Search term "stream": copy each line of the records that contains it.

*** Opening of MATERIAL FOR THIS EXERCISE ***

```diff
diff --git a/modern-search-engines-project_amd/csrc/msr_topk.hip b/modern-search-engines-project_amd/csrc/msr_topk.hip
--- a/modern-search-engines-project_amd/csrc/msr_topk.hip
+++ b/modern-search-engines-project_amd/csrc/msr_topk.hip
@@ -387,7 +387,8 @@
                                                                   int32_t* __restrict__ out_doc,
                                                                   T* __restrict__ out_score,
                                                                   int32_t* __restrict__ out_n,
-                                                                  const int32_t* __restrict__ gate, int gate_per64, Set... set) {
+                                                                  const int32_t* __restrict__ gate, int gate_per64,
+                                                                  int from_scratch, Set... set) {
     constexpr int SB = ScoreTraits<T>::SB;
     constexpr bool WITHIN = sizeof...(Set) > 0;
     if (gate && gate[gate_per64 ? (int)blockIdx.x >> 6 : 0] == 0) return;
@@ -403,7 +404,16 @@
     int n_sg = 1, sg0 = 0;
     part_segments(view, 0, 1, sg0, n_sg);
     DBG_TS(0);
-    if (t == 0) S_sh = st[q];
+    if (t == 0) {
+        if (from_scratch) {
+            SelState S;
+            S.pref_hi = S.mask_hi = 0; S.pref_lo = S.mask_lo = 0;
+            S.k_rem = k; S.n_above = 0; S.done = 0; S.n_sel = 0;
+            S_sh = S;
+        } else {
+            S_sh = st[q];
+        }
+    }
     __syncthreads();
     int cnt;
     DBG_TS(1);
@@ -546,6 +556,12 @@
     if (parts < 1) parts = 1;
     dim3 grid((unsigned)parts, (unsigned)nq);
     const bool window = SB == 64 && view.win_base != nullptr;
+    if (sc.final_only) {
+        sel_final_kernel<T, Set...><<<nq, SCAN_THREADS, 0, stream>>>(scores, n, stride, view, sc.state, sc.cand_hi, sc.cand_lo,
+                                                                      sc.cand_n, k, out_doc, out_score, out_n, sc.gate,
+                                                                      sc.gate_per64, 1, set...);
+        return hipGetLastError();
+    }
     for (int d = window ? -1 : 0; d < (window ? 0 : 2); ++d) {
         sel_hist_kernel<T, Set...><<<grid, SEL_THREADS, 0, stream>>>(scores, n, stride, view, d, sc.state, sc.hist, sc.gate,
                                                                      sc.gate_per64, set...);
@@ -555,7 +571,7 @@
                                                                      sc.cand_n, sc.gate, sc.gate_per64, set...);
     sel_final_kernel<T, Set...><<<nq, SCAN_THREADS, 0, stream>>>(scores, n, stride, view, sc.state, sc.cand_hi, sc.cand_lo,
                                                                   sc.cand_n, k, out_doc, out_score, out_n, sc.gate, sc.gate_per64,
-                                                                  set...);
+                                                                  0, set...);
     return hipGetLastError();
 }
 
```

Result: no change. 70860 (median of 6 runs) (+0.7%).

*** Close of MATERIAL FOR THIS EXERCISE ***

> _RESULT FOR THIS TASK_
+        sel_final_kernel<T, Set...><<<nq, SCAN_THREADS, 0, stream>>>(scores, n, stride, view, sc.state, sc.cand_hi, sc.cand_lo,
         sel_hist_kernel<T, Set...><<<grid, SEL_THREADS, 0, stream>>>(scores, n, stride, view, d, sc.state, sc.hist, sc.gate,
     sel_final_kernel<T, Set...><<<nq, SCAN_THREADS, 0, stream>>>(scores, n, stride, view, sc.state, sc.cand_hi, sc.cand_lo,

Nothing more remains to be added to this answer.